Back in the shower i go...


----------



## JuggernautJake

FlunkyTurtle said:


> dude - I just got this image out of my head.
> 
> Back in the shower i go...


you think thats bad...I just googled "lotus pod infection" couple of rows down on google images...absolutely rancid picture on there that made me say "fu.ck me" out loud


----------



## Wheyman

JuggernautJake said:


> you think thats bad...I just googled "lotus pod infection" couple of rows down on google images...absolutely rancid picture on there that made me say "fu.ck me" out loud


nver buy eye drops from the market


----------



## kuju

It's.

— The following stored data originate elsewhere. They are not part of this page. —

     const uint32_t t_lane = tmem_base + ((uint32_t)(quarter * 32) << 16);
     uint8_t* pDS = sDS + half * BwdSmem::kTile;
     const float SC = p.scale_log2, RN = p.scale_log2 * kLn2;
-    if (n > 0) {
-      mbar_wait(kv_full, 0);
-      if (warp == 0) TRACE(5, 56);
-      uint32_t kw[16], vw[16];
-#pragma unroll
-      for (int c = 0; c < 4; ++c) {
-        const uint4 a = *reinterpret_cast<const uint4*>(sK + swz_off(trow, half * 4 + c));
-        const uint4 d = *reinterpret_cast<const uint4*>(sV + swz_off(trow, half * 4 + c));
-        kw[4 * c] = a.x; kw[4 * c + 1] = a.y; kw[4 * c + 2] = a.z; kw[4 * c + 3] = a.w;
-        vw[4 * c] = d.x; vw[4 * c + 1] = d.y; vw[4 * c + 2] = d.z; vw[4 * c + 3] = d.w;
-      }
-      tmem_st16(t_lane + cK + half * 16, kw);
-      tmem_st16(t_lane + cV + half * 16, vw);
+    auto copy_kv = [&](int kt) {
+      mbar_wait(kv_full, kt & 1);
+      const uint8_t* k_s = sK + (kt & 1) * BwdSmem::kTile;
+#pragma unroll
+      for (int which = 0; which < 2; ++which) {
+        const uint8_t* src = which == 0 ? k_s : sV;
+        uint32_t w[16];
+#pragma unroll
+        for (int c = 0; c < 4; ++c) {
+          const uint4 a = *reinterpret_cast<const uint4*>(src + swz_off(trow, half * 4 + c));
+          w[4 * c] = a.x; w[4 * c + 1] = a.y; w[4 * c + 2] = a.z; w[4 * c + 3] = a.w;
+        }
+        tmem_st16(t_lane + (which == 0 ? cK : cV) + half * 16, w);
+      }
       tmem_st_wait();
       tc_fence_before();
       __syncwarp();
-      if (lane == 0) mbar_arrive(kv_tmem);
-      if (warp == 0) TRACE(5, 58);
-    }
-    for (int idx = 0; idx < n; ++idx) {
-      const int st = idx % kBwdStages;
-      const uint32_t par = idx & 1;
-      const bool inside = (s_list[idx] & 0x8000) != 0, normal = (s_list[idx] & 0x4000) != 0;
-      const float* m_ls = reinterpret_cast<const float*>(sMeta + st * kBwdMetaBytes) + half * 64;
-      const float* m_nd = m_ls + kT;
-      const int* m_lo = reinterpret_cast<const int*>(m_ls + 2 * kT);
-      const int* m_hi = m_lo + kT;
-      const float* m_rs = m_ls + 4 * kT;
-      uint32_t pp[32];
-      {
-        uint32_t s0[32], s1[32];
-        if (warp == 0) TRACE(5, idx);
-        mbar_wait(&q_full[st], (idx / kBwdStages) & 1);
-        mbar_wait(s_full, par);
+      if (lane == 0) {
+        mbar_arrive(v_free);
+        mbar_arrive(kv_tmem);
+      }
+    };
+    int g = 0, kvt = 0;
+    bool pre = false;
+    for (int it = 0;; ++it) {
+      const int n = take_tile(it);
+      if (n <= 0) {
+        release_tile(it);
+        if (n < 0) break;
+        continue;
+      }
+      const int kidx = (s_item[it & 1] % p.ntiles) * kT + trow;
+      const uint16_t* list = s_list + (it & 1) * kMaxQBlocks;
+      if (!pre) copy_kv(kvt);
+      pre = false;
+      for (int j = 0; j < n; ++j, ++g) {
+        const int st = g % kBwdStages;
+        const uint32_t par = g & 1;
+        const bool inside = (list[j] & 0x8000) != 0, normal = (list[j] & 0x4000) != 0;
+        const float* m_ls = reinterpret_cast<const float*>(sMeta + st * kBwdMetaBytes) + half * 64;
+        const float* m_nd = m_ls + kT;
+        const int* m_lo = reinterpret_cast<const int*>(m_ls + 2 * kT);
+        const int* m_hi = m_lo + kT;
+        const float* m_rs = m_ls + 4 * kT;
+        uint32_t pp[32];
+        {
+          uint32_t s0[32], s1[32];
+          if (warp == 0) TRACE_B(5, g);
+          mbar_wait(&q_full[st], (g / kBwdStages) & 1);
+          mbar_wait(s_full, par);
+          tc_fence_after();
+          if (warp == 0) TRACE_B(6, g);
+          tmem_ld32(t_lane + cS + half * 64, s0);
+          tmem_ld32(t_lane + cS + half * 64 + 32, s1);
+          tmem_ld_wait();
+          tc_fence_before();
+          __syncwarp();
+          if (lane == 0) mbar_arrive(s_free);
+          if (inside) {
+#pragma unroll
+            for (int c4 = 0; c4 < 8; ++c4) {
+              const float4 la = lds_f4(m_ls + 4 * c4), lb = lds_f4(m_ls + 32 + 4 * c4);
+              s0[4 * c4] = __float_as_uint(fmaf(__uint_as_float(s0[4 * c4]), SC, -la.x));
+              s0[4 * c4 + 1] = __float_as_uint(fmaf(__uint_as_float(s0[4 * c4 + 1]), SC, -la.y));
+              s0[4 * c4 + 2] = __float_as_uint(fmaf(__uint_as_float(s0[4 * c4 + 2]), SC, -la.z));
+              s0[4 * c4 + 3] = __float_as_uint(fmaf(__uint_as_float(s0[4 * c4 + 3]), SC, -la.w));
+              s1[4 * c4] = __float_as_uint(fmaf(__uint_as_float(s1[4 * c4]), SC, -lb.x));
+              s1[4 * c4 + 1] = __float_as_uint(fmaf(__uint_as_float(s1[4 * c4 + 1]), SC, -lb.y));
+              s1[4 * c4 + 2] = __float_as_uint(fmaf(__uint_as_float(s1[4 * c4 + 2]), SC, -lb.z));
+              s1[4 * c4 + 3] = __float_as_uint(fmaf(__uint_as_float(s1[4 * c4 + 3]), SC, -lb.w));
+            }
+#pragma unroll
+            for (int c = 0; c < 32; ++c) {
+              s0[c] = __float_as_uint((c & 3) == 3 ? ex2_poly(__uint_as_float(s0[c])) : ex2(__uint_as_float(s0[c])));
+              s1[c] = __float_as_uint((c & 3) == 3 ? ex2_poly(__uint_as_float(s1[c])) : ex2(__uint_as_float(s1[c])));
+            }
+#pragma unroll
+            for (int c = 0; c < 16; ++c) {
+              pp[c] = pack_bf16(__uint_as_float(s0[2 * c]), __uint_as_float(s0[2 * c + 1]));
+              pp[16 + c] = pack_bf16(__uint_as_float(s1[2 * c]), __uint_as_float(s1[2 * c + 1]));
+            }
+          } else if (normal) {
+#pragma unroll
+            for (int c4 = 0; c4 < 8; ++c4) {
+#pragma unroll
+              for (int g = 0; g < 2; ++g) {
+                uint32_t(&sv)[32] = g ? s1 : s0;
+                const float4 l = lds_f4(m_ls + g * 32 + 4 * c4), lo = lds_f4(m_lo + g * 32 + 4 * c4), hi = lds_f4(m_hi + g * 32 + 4 * c4);
+                const float lv[4] = {l.x, l.y, l.z, l.w};
+                const int lov[4] = {__float_as_int(lo.x), __float_as_int(lo.y), __float_as_int(lo.z), __float_as_int(lo.w)};
+                const int hiv[4] = {__float_as_int(hi.x), __float_as_int(hi.y), __float_as_int(hi.z), __float_as_int(hi.w)};
+#pragma unroll
+                for (int u = 0; u < 4; ++u) {
+                  const bool ok = kidx >= lov[u] && kidx < hiv[u];
+                  sv[4 * c4 + u] = ok ? __float_as_uint(fmaf(__uint_as_float(sv[4 * c4 + u]), SC, -lv[u])) : 0xff800000u;
+                }
+              }
+            }
+#pragma unroll
+            for (int c = 0; c < 32; ++c) {
+              s0[c] = __float_as_uint(ex2(__uint_as_float(s0[c])));
+              s1[c] = __float_as_uint(ex2(__uint_as_float(s1[c])));
+            }
+#pragma unroll
+            for (int c = 0; c < 16; ++c) {
+              pp[c] = pack_bf16(__uint_as_float(s0[2 * c]), __uint_as_float(s0[2 * c + 1]));
+              pp[16 + c] = pack_bf16(__uint_as_float(s1[2 * c]), __uint_as_float(s1[2 * c + 1]));
+            }
+          } else {
+#pragma unroll
+            for (int c = 0; c < 32; ++c) {
+              float e[2];
+#pragma unroll
+              for (int u = 0; u < 2; ++u) {
+                const int q = 2 * c + u;
+                const float rs = m_rs[q];
+                const bool ok = kidx >= m_lo[q] && kidx < m_hi[q];
+                const float sv = __uint_as_float(q < 32 ? s0[q & 31] : s1[q & 31]);
+                e[u] = ok ? ex2(fmaf(rs != 0.f ? sv : 0.f, rs, -m_ls[q])) : 0.f;
+              }
+              pp[c] = pack_bf16(e[0], e[1]);
+            }
+          }
+        }
+        if (warp == 0) TRACE_B(7, g);
+        tmem_st32(t_lane + cS + half * 64, pp);
+        uint32_t d0[32];
+        mbar_wait(dp_full, par);
         tc_fence_after();
-        if (warp == 0) TRACE(6, idx);
-        tmem_ld32(t_lane + cS + half * 64, s0);
-        tmem_ld32(t_lane + cS + half * 64 + 32, s1);
-        tmem_ld_wait();
+        tmem_ld32(t_lane + cDP + half * 64, d0);
+        tmem_st_wait();
         tc_fence_before();
         __syncwarp();
-        if (lane == 0) mbar_arrive(s_free);
-        if (inside) {
-#pragma unroll
-          for (int c4 = 0; c4 < 8; ++c4) {
-            const float4 la = lds_f4(m_ls + 4 * c4), lb = lds_f4(m_ls + 32 + 4 * c4);
-            s0[4 * c4] = __float_as_uint(fmaf(__uint_as_float(s0[4 * c4]), SC, -la.x));
-            s0[4 * c4 + 1] = __float_as_uint(fmaf(__uint_as_float(s0[4 * c4 + 1]), SC, -la.y));
-            s0[4 * c4 + 2] = __float_as_uint(fmaf(__uint_as_float(s0[4 * c4 + 2]), SC, -la.z));
-            s0[4 * c4 + 3] = __float_as_uint(fmaf(__uint_as_float(s0[4 * c4 + 3]), SC, -la.w));
-            s1[4 * c4] = __float_as_uint(fmaf(__uint_as_float(s1[4 * c4]), SC, -lb.x));
-            s1[4 * c4 + 1] = __float_as_uint(fmaf(__uint_as_float(s1[4 * c4 + 1]), SC, -lb.y));
-            s1[4 * c4 + 2] = __float_as_uint(fmaf(__uint_as_float(s1[4 * c4 + 2]), SC, -lb.z));
-            s1[4 * c4 + 3] = __float_as_uint(fmaf(__uint_as_float(s1[4 * c4 + 3]), SC, -lb.w));
-          }
-#pragma unroll
-          for (int c = 0; c < 32; ++c) {
-            s0[c] = __float_as_uint((c & 3) == 3 ? ex2_poly(__uint_as_float(s0[c])) : ex2(__uint_as_float(s0[c])));
-            s1[c] = __float_as_uint((c & 3) == 3 ? ex2_poly(__uint_as_float(s1[c])) : ex2(__uint_as_float(s1[c])));
-          }
-#pragma unroll
-          for (int c = 0; c < 16; ++c) {
-            pp[c] = pack_bf16(__uint_as_float(s0[2 * c]), __uint_as_float(s0[2 * c + 1]));
-            pp[16 + c] = pack_bf16(__uint_as_float(s1[2 * c]), __uint_as_float(s1[2 * c + 1]));
-          }
-        } else if (normal) {
-#pragma unroll
-          for (int c4 = 0; c4 < 8; ++c4) {
-#pragma unroll
-            for (int g = 0; g < 2; ++g) {
-              uint32_t(&sv)[32] = g ? s1 : s0;
-              const float4 l = lds_f4(m_ls + g * 32 + 4 * c4), lo = lds_f4(m_lo + g * 32 + 4 * c4), hi = lds_f4(m_hi + g * 32 + 4 * c4);
-              const float lv[4] = {l.x, l.y, l.z, l.w};
-              const int lov[4] = {__float_as_int(lo.x), __float_as_int(lo.y), __float_as_int(lo.z), __float_as_int(lo.w)};
-              const int hiv[4] = {__float_as_int(hi.x), __float_as_int(hi.y), __float_as_int(hi.z), __float_as_int(hi.w)};
-#pragma unroll
-              for (int u = 0; u < 4; ++u) {
-                const bool ok = kidx >= lov[u] && kidx < hiv[u];
-                sv[4 * c4 + u] = ok ? __float_as_uint(fmaf(__uint_as_float(sv[4 * c4 + u]), SC, -lv[u])) : 0xff800000u;
-              }
-            }
-          }
-#pragma unroll
-          for (int c = 0; c < 32; ++c) {
-            s0[c] = __float_as_uint(ex2(__uint_as_float(s0[c])));
-            s1[c] = __float_as_uint(ex2(__uint_as_float(s1[c])));
-          }
-#pragma unroll
-          for (int c = 0; c < 16; ++c) {
-            pp[c] = pack_bf16(__uint_as_float(s0[2 * c]), __uint_as_float(s0[2 * c + 1]));
-            pp[16 + c] = pack_bf16(__uint_as_float(s1[2 * c]), __uint_as_float(s1[2 * c + 1]));
-          }
-        } else {
-#pragma unroll
-          for (int c = 0; c < 32; ++c) {
-            float e[2];
-#pragma unroll
-            for (int u = 0; u < 2; ++u) {
-              const int q = 2 * c + u;
-              const float rs = m_rs[q];
-              const bool ok = kidx >= m_lo[q] && kidx < m_hi[q];
-              const float sv = __uint_as_float(q < 32 ? s0[q & 31] : s1[q & 31]);
-              e[u] = ok ? ex2(fmaf(rs != 0.f ? sv : 0.f, rs, -m_ls[q])) : 0.f;
-            }
-            pp[c] = pack_bf16(e[0], e[1]);
-          }
-        }
-      }
-      if (warp == 0) TRACE(7, idx);
-      tmem_st32(t_lane + cS + half * 64, pp);
-      uint32_t d0[32];
-      mbar_wait(dp_full, par);
-      tc_fence_after();
-      tmem_ld32(t_lane + cDP + half * 64, d0);
-      tmem_st_wait();
-      tc_fence_before();
-      __syncwarp();
-      if (lane == 0) mbar_arrive(p_full);
-      if (warp == 0) TRACE(8, idx);
-      auto dsmul = [&](const uint32_t (&d)[32], int hh) {
-        if (inside || normal) {
-#pragma unroll
-          for (int c4 = 0; c4 < 8; ++c4) {
-            const float4 nd = lds_f4(m_nd + hh * 32 + 4 * c4);
-            const uint32_t t0 = pack_bf16(fmaf(__uint_as_float(d[4 * c4]), RN, nd.x), fmaf(__uint_as_float(d[4 * c4 + 1]), RN, nd.y));
-            const uint32_t t1 = pack_bf16(fmaf(__uint_as_float(d[4 * c4 + 2]), RN, nd.z), fmaf(__uint_as_float(d[4 * c4 + 3]), RN, nd.w));
-            asm("mul.rn.bf16x2 %0, %1, %2;" : "=r"(pp[hh * 16 + 2 * c4]) : "r"(pp[hh * 16 + 2 * c4]), "r"(t0));
-            asm("mul.rn.bf16x2 %0, %1, %2;" : "=r"(pp[hh * 16 + 2 * c4 + 1]) : "r"(pp[hh * 16 + 2 * c4 + 1]), "r"(t1));
-          }
-        } else {
-#pragma unroll
-          for (int c4 = 0; c4 < 8; ++c4) {
-            const float4 nd = lds_f4(m_nd + hh * 32 + 4 * c4);
-            const float4 rs = lds_f4(m_rs + hh * 32 + 4 * c4);
-            const uint32_t t0 = pack_bf16(fmaf(__uint_as_float(d[4 * c4]), rs.x * kLn2, nd.x), fmaf(__uint_as_float(d[4 * c4 + 1]), rs.y * kLn2, nd.y));
-            const uint32_t t1 = pack_bf16(fmaf(__uint_as_float(d[4 * c4 + 2]), rs.z * kLn2, nd.z), fmaf(__uint_as_float(d[4 * c4 + 3]), rs.w * kLn2, nd.w));
-            asm("mul.rn.bf16x2 %0, %1, %2;" : "=r"(pp[hh * 16 + 2 * c4]) : "r"(pp[hh * 16 + 2 * c4]), "r"(t0));
-            asm("mul.rn.bf16x2 %0, %1, %2;" : "=r"(pp[hh * 16 + 2 * c4 + 1]) : "r"(pp[hh * 16 + 2 * c4 + 1]), "r"(t1));
-          }
-        }
-      };
-      tmem_ld_wait();
-      if (warp == 0) TRACE(9, idx);
-      dsmul(d0, 0);
-      if (warp == 0) TRACE(13, idx);
-      tmem_ld32(t_lane + cDP + half * 64 + 32, d0);
-      if (idx > 0) mbar_wait(ds_empty, (idx - 1) & 1);
-      tmem_ld_wait();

A. Scam.

No really....


----------



## JuggernautJake

Wheyman said:


> nver buy eye drops from the market


have a look lower down the images page then this...not gonna post it because its pretty graphic like...but its an eye related one lol


----------



## Wheyman

JuggernautJake said:


> have a look lower down the images page then this...not gonna post it because its pretty graphic like...but its an eye related one lol


Screwworm? nah thats fake mate, screwworms a scam


----------



## JuggernautJake

Wheyman said:


> Screwworm? nah thats fake mate, screwworms a scam


yeah that one...looked real to me...if its fake then its defo a practical effect because its not a photo shop


----------



## Wheyman

JuggernautJake said:


> yeah that one...looked real to me...if its fake then its defo a practical effect because its not a photo shop


im kidding its the other way round, what you saw was real, real as it gets son.


----------



## FlunkyTurtle

JuggernautJake said:


> you think thats bad...I just googled "lotus pod infection" couple of rows down on google images...absolutely rancid picture on there that made me say "fu.ck me" out loud


Still got goosebumps feel genuinely sick.

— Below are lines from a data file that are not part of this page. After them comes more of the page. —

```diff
@@ -376,8 +389,8 @@
         const MixedRow32 m3{LdsRow32{img + RSQ_PLAN(S, b3_off) + local * RSQ_PLAN(S, b3_stride) + (staged ? r3 : 0u) * slot}, PoolRow32{S.pool32, g + 4u * (RSQ_PLAN(S, b.before[3]) + r3) * slot}, staged};
         uint32_t col = 0;
         const bool decided = draw_screened<(int)kQuadsSmall>(u, col, m0, m1, m2, m3);
-        RSQ_SCREEN_COUNT(1, decided);
-        return settle<4>(decided, RSQ_PLAN(S, b.values), local * slot + col, 4u * RSQ_PLAN(S, img_tiles) + local, idx, u, ps);
+        if (needed) RSQ_SCREEN_COUNT(1, decided);
+        return settle<4>(decided, RSQ_PLAN(S, b.values), local * slot + col, 4u * RSQ_PLAN(S, img_tiles) + local, idx, u, ps, needed);
     }
     RSQ_HD uint32_t draw_indel(uint32_t i, const uint32_t (&idx)[3], uint32_t u, uint32_t &ps) const {
         const RSQ_LDS DevTable *d = reinterpret_cast<const RSQ_LDS DevTable *>(img) + (24u * RSQ_PLAN(S, img_tiles) + i);
@@ -486,6 +499,7 @@
     const uint16_t *err;
     uint32_t n_var, L, allele;
     uint32_t *walk_error;
+    static constexpr bool kSysIsLookup = false;
     uint32_t spos0, cur0, var_pos0;
     mutable uint32_t spos, cur, var_pos;
     RSQ_HD const DevVariant &var_at(uint32_t i) const { return reverse ? var[n_var - 1u - i] : var[i]; }
@@ -683,6 +697,7 @@
     uint32_t safe;
     mutable uint32_t group;
     mutable uint64_t w_seq, w_dom, w_rate;
+    static constexpr bool kSysIsLookup = true;
     RSQ_HD static uint64_t load8(const uint8_t *p, uint32_t off, uint32_t safe) {
         uint64_t w = 0;
         if (off + 8u <= safe) {
@@ -743,6 +758,7 @@
     uint32_t safe;
     mutable uint32_t group;
     mutable uint64_t lo, hi;
+    static constexpr bool kSysIsLookup = true;
     RSQ_HD void hold(uint32_t k) const {
         const uint32_t g = k >> 3;
         if (g == group) return;
@@ -855,7 +871,7 @@
         if (active) m.init(S, tab, st, seg, tile, fragment_length, src);
         const RingItem mine = lds_ring_item(S, qbase, lane < n_items ? lane : 0u);
         Quad ahead = lane < n_items ? lds_ring_load(S, mine, 0u) : zero_quad();
-        auto begin_step = [&](uint32_t t) {
+        auto begin_step = [&](uint32_t t, bool all_running) {
             if (lane < n_items) {
                 lds_ring_store(S, mine, ring, t, ahead);
                 ahead = lds_ring_load(S, mine, t + 1u);
@@ -863,7 +879,8 @@
             for (uint32_t item = lane + 64u; item < n_items; item += 64u) lds_ring_stage(S, qbase, ring, t, item);
             __builtin_amdgcn_wave_barrier();
             tab.t = t;
-            const uint64_t lagging = __builtin_amdgcn_ballot_w64(m.phase != ReadMachine::kDone && t - m.par.read_pos > kRingLag);
+            const uint64_t lagging = all_running ? __builtin_amdgcn_ballot_w64(t - m.par.read_pos > kRingLag)
+                                                 : __builtin_amdgcn_ballot_w64(m.phase != ReadMachine::kDone && t - m.par.read_pos > kRingLag);
             tab.demand = 0xFFFFFFFFu;
             if (lagging) {
                 const uint32_t p = __builtin_amdgcn_readlane(m.par.read_pos, __builtin_ctzll(lagging));
@@ -875,12 +892,12 @@
         };
         uint32_t t = 0;
         for (; !RSQ_ANY(!m.in_template()); ++t) {
-            begin_step(t);
+            begin_step(t, true);
             m.template iterate<true>(S, tab, st, src, out);
             __builtin_amdgcn_wave_barrier();
         }
         for (; RSQ_ANY(m.phase != ReadMachine::kDone); ++t) {
-            begin_step(t);
+            begin_step(t, false);
             m.step(S, tab, st, src, out);
             __builtin_amdgcn_wave_barrier();
         }
```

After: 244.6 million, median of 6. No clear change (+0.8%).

Apparently it's a type of phobia? talking about it at work and some other woman is propery freaky about it as well.


----------



## Wheyman

FlunkyTurtle said:


> Still got goosebumps feel genuinely sick.
> 
> Apparently it's a type of phobia? talking about it at work and some other woman is propery freaky about it as well.

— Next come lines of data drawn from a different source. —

@@ -438,6 +443,42 @@
 #pragma unroll
     for (int k = 0; k < kB; ++k) w_out[k] = (okb[k] && !(act[k] && occ[k])) ? wu[k] : wo[k];
 }
+template <int T, int kA, int kR>
+__device__ __forceinline__ void area_batch_px(const DevScene& S, const FrameConst& F, vec3 pos, const ShadeFrame& sf,
+                                              Rng& rng, int c0, int c_end, bool alive, bool tv, const uint32_t* pick,
+                                              float* w_out, uint32_t& rays, const FPre& ride, bool& ride_occ) {
+    float wu[kA], wo[kA];
+    uint32_t need = 0u, ok = 0u;
+    vec3 dir[kA + kR];
+    float tf[kA + kR];
+    const float inv_ma = 1.0f / (float)F.m_area;
+#pragma unroll
+    for (int k = 0; k < kA; ++k) {
+        float Wc, mis;
+        rng.n = cand_slot(c0 + k) + 1u;
+        const Sample s = area_sample_at(S, F, pos, sf, rng, pick[k], Wc, mis);
+        const FPre p = evaluate_f_pre(F, s, pos, false, sf, tv, alive && c0 + k < c_end);
+        const float ph = length(p.L);
+        const float m = F.m_brdf > 0 ? mis : inv_ma;
+        wu[k] = m * ph * Wc;
+        wo[k] = m * 0.0f * Wc;
+        need |= p.need ? 1u << k : 0u;
+        ok |= p.ok ? 1u << k : 0u;
+        dir[k] = p.dir; tf[k] = p.tfar;
+        rays += p.need ? 1u : 0u;
+        __builtin_amdgcn_sched_barrier(0);
+    }
+    if (kR) {
+        need |= ride.need ? 1u << kA : 0u;
+        dir[kA] = ride.dir; tf[kA] = ride.tfar;
+    }
+    uint32_t occ = 0u;
+    if (tv) occ = trace_any_bits<T, kA + kR>(S, need, pos, dir, FLT_MIN + F.tnear_off, tf);
+    const uint32_t lit = ok & ~occ;
+#pragma unroll
+    for (int k = 0; k < kA; ++k) w_out[k] = ((lit >> k) & 1u) ? wu[k] : wo[k];
+    ride_occ = (occ >> kA) & 1u;
+}
 template <class LT>
 __device__ __forceinline__ Sample area_redraw(const LT& L, const DevScene& S, const FrameConst& F, vec3 pos,
                                              const ShadeFrame& sf, Rng& rng, int c, bool tv, vec3& f) {
@@ -461,21 +502,41 @@
     if (__ballot(alive) == 0) return r;
     Rng rng; rng.init(F.seed, F.frame, PASS_INITIAL, pix);
     const bool tv = !F.do_vis_pass;
-    constexpr int kB = trav_lane(T) ? RS_RIS_BATCH_LANE : RS_RIS_BATCH;
+    constexpr bool kLane = trav_lane(T);
+    constexpr int kB = kLane ? RS_RIS_BATCH_LANE : RS_RIS_BATCH_PIXEL;
+    constexpr bool kAhead = kLane || !LT::kLds;
+    const bool ride = !kLane && tv && F.m_brdf > 0 && F.m_area % kB != 0;
+    const int a_loop = ride ? F.m_area - F.m_area % kB : F.m_area;
+    const FPre no_ride{};
+    bool ride_occ = false;
     float best_phat = 0.0f;
     if (F.m_area > 0) {
         int sel = -1;
         uint32_t pick[kB];
-#pragma unroll
-        for (int k = 0; k < kB; ++k) pick[k] = area_pick(L, S, rng, k);
-        for (int c0 = 0; c0 < F.m_area; c0 += kB) {
+        if constexpr (kAhead) {
+#pragma unroll
+            for (int k = 0; k < kB; ++k) pick[k] = area_pick(L, S, rng, k);
+        }
+        for (int c = 0; !kLane && !tv && c < F.m_area; ++c) {
+            if constexpr (!kLane) {
+                float w;
+                pick[0] = area_pick(L, S, rng, c);
+                area_batch_px<T, 1, 0>(S, F, pos, fs.load(), rng, c, F.m_area, alive, tv, pick, &w, rays, no_ride, ride_occ);
+                rng.n = cand_slot(c) + 3u;
+                if (alive && res_add_w(r, w, 0, rng)) sel = c;
+            }
+        }
+        for (int c0 = 0; (kLane || tv) && c0 < a_loop; c0 += kB) {
             float w[kB];
             uint32_t next[kB];
 #pragma unroll
-            for (int k = 0; k < kB; ++k) next[k] = area_pick(L, S, rng, c0 + kB + k);
-            area_batch<T, kB>(S, F, pos, fs.load(), rng, c0, F.m_area, alive, tv, pick, w, rays);
-#pragma unroll
-            for (int k = 0; k < kB; ++k) pick[k] = next[k];
+            for (int k = 0; k < kB; ++k) (kAhead ? next[k] : pick[k]) = area_pick(L, S, rng, c0 + (kAhead ? kB : 0) + k);
+            if constexpr (kLane) area_batch<T, kB>(S, F, pos, fs.load(), rng, c0, F.m_area, alive, tv, pick, w, rays);
+            else area_batch_px<T, kB, 0>(S, F, pos, fs.load(), rng, c0, F.m_area, alive, tv, pick, w, rays, no_ride, ride_occ);
+            if constexpr (kAhead) {
+#pragma unroll
+                for (int k = 0; k < kB; ++k) pick[k] = next[k];
+            }
 #pragma unroll
             for (int k = 0; k < kB; ++k) {
                 if (c0 + k < F.m_area) {
@@ -484,7 +545,41 @@
                 }
             }
         }
-        if (sel >= 0) {
+        if constexpr (!kLane) {
+            if (ride) {
+                float Wc, mis, w[kB - 1];
+                const ShadeFrame sf = fs.load();
+                rng.n = cand_slot(F.m_area);
+                const Sample s = brdf_sample<T>(S, F, pos, sf, alive, rng, Wc, mis, rays);
+                const FPre p = evaluate_f_pre(F, s, pos, false, sf, tv, alive);
+                rays += p.need ? 1u : 0u;
+                if constexpr (!kAhead) {
+#pragma unroll
+                    for (int k = 0; k < kB - 1; ++k) pick[k] = area_pick(L, S, rng, a_loop + k);
+                }
+                area_batch_px<T, kB - 1, 1>(S, F, pos, sf, rng, a_loop, F.m_area, alive, tv, pick, w, rays, p, ride_occ);
+#pragma unroll
+                for (int k = 0; k < kB - 1; ++k) {
+                    if (a_loop + k < F.m_area) {
+                        rng.n = cand_slot(a_loop + k) + 3u;
+                        if (alive && res_add_w(r, w[k], 0, rng)) sel = a_loop + k;
+                    }
+                }
+                if (sel >= 0) {
+                    const Sample sa = area_redraw(L, S, F, pos, fs.load(), rng, sel, tv, f_sel);
+                    best_phat = length(f_sel);
+                    r.p = sa.p; r.n = sa.n; r.li = sa.li;
+                }
+                const vec3 f = evaluate_f_post(p, ride_occ);
+                const float ph = length(f);
+                rng.n = cand_slot(F.m_area) + 3u;
+                if (alive && res_add(r, s, mis * ph * Wc, 0, rng)) { best_phat = ph; f_sel = f; }
+            } else if (sel >= 0) {
+                const Sample s = area_redraw(L, S, F, pos, fs.load(), rng, sel, tv, f_sel);
+                best_phat = length(f_sel);
+                r.p = s.p; r.n = s.n; r.li = s.li;
+            }
+        } else if (sel >= 0) {
             const Sample s = area_redraw(L, S, F, pos, fs.load(), rng, sel, tv, f_sel);
             best_phat = length(f_sel);
             r.p = s.p; r.n = s.n; r.li = s.li;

same here, great for my Intermittant fasting, 45 mins into my eating window and still not hungry, which as im on a cut is a good thing.


----------



## bartonz20let

JuggernautJake said:


> you think thats bad...I just googled "lotus pod infection" couple of rows down on google images...absolutely rancid picture on there that made me say "fu.ck me" out loud


Fooks sake, why did I just google that.

Eyes are itching now


----------



## Wheyman

bartonz20let said:


> Fooks sake, why did I just google that.
> 
> Eyes are itching now


itching eyes is the first sign


----------



## JuggernautJake

FlunkyTurtle said:


> Still got goosebumps feel genuinely sick.
> 
> Apparently it's a type of phobia? talking about it at work and some other woman is propery freaky about it as well.


it doesn't make me squeamish per se...but it does put me in a bad mood seeing people that have some horrendous condition or disgusting growth/deformity...something about seeing a mutilated human just makes me upset...


----------



## bartonz20let

Wheyman said:


> itching eyes is the first sign


Off to go gouge my eyes out with the closest available fork then, I'll report back and let you know if I managed to stem the infection


----------



## FlunkyTurtle

JuggernautJake said:


> it doesn't make me squeamish per se...but it does put me in a bad mood seeing people that have some horrendous condition or disgusting growth/deformity...something about seeing a mutilated human just makes me upset...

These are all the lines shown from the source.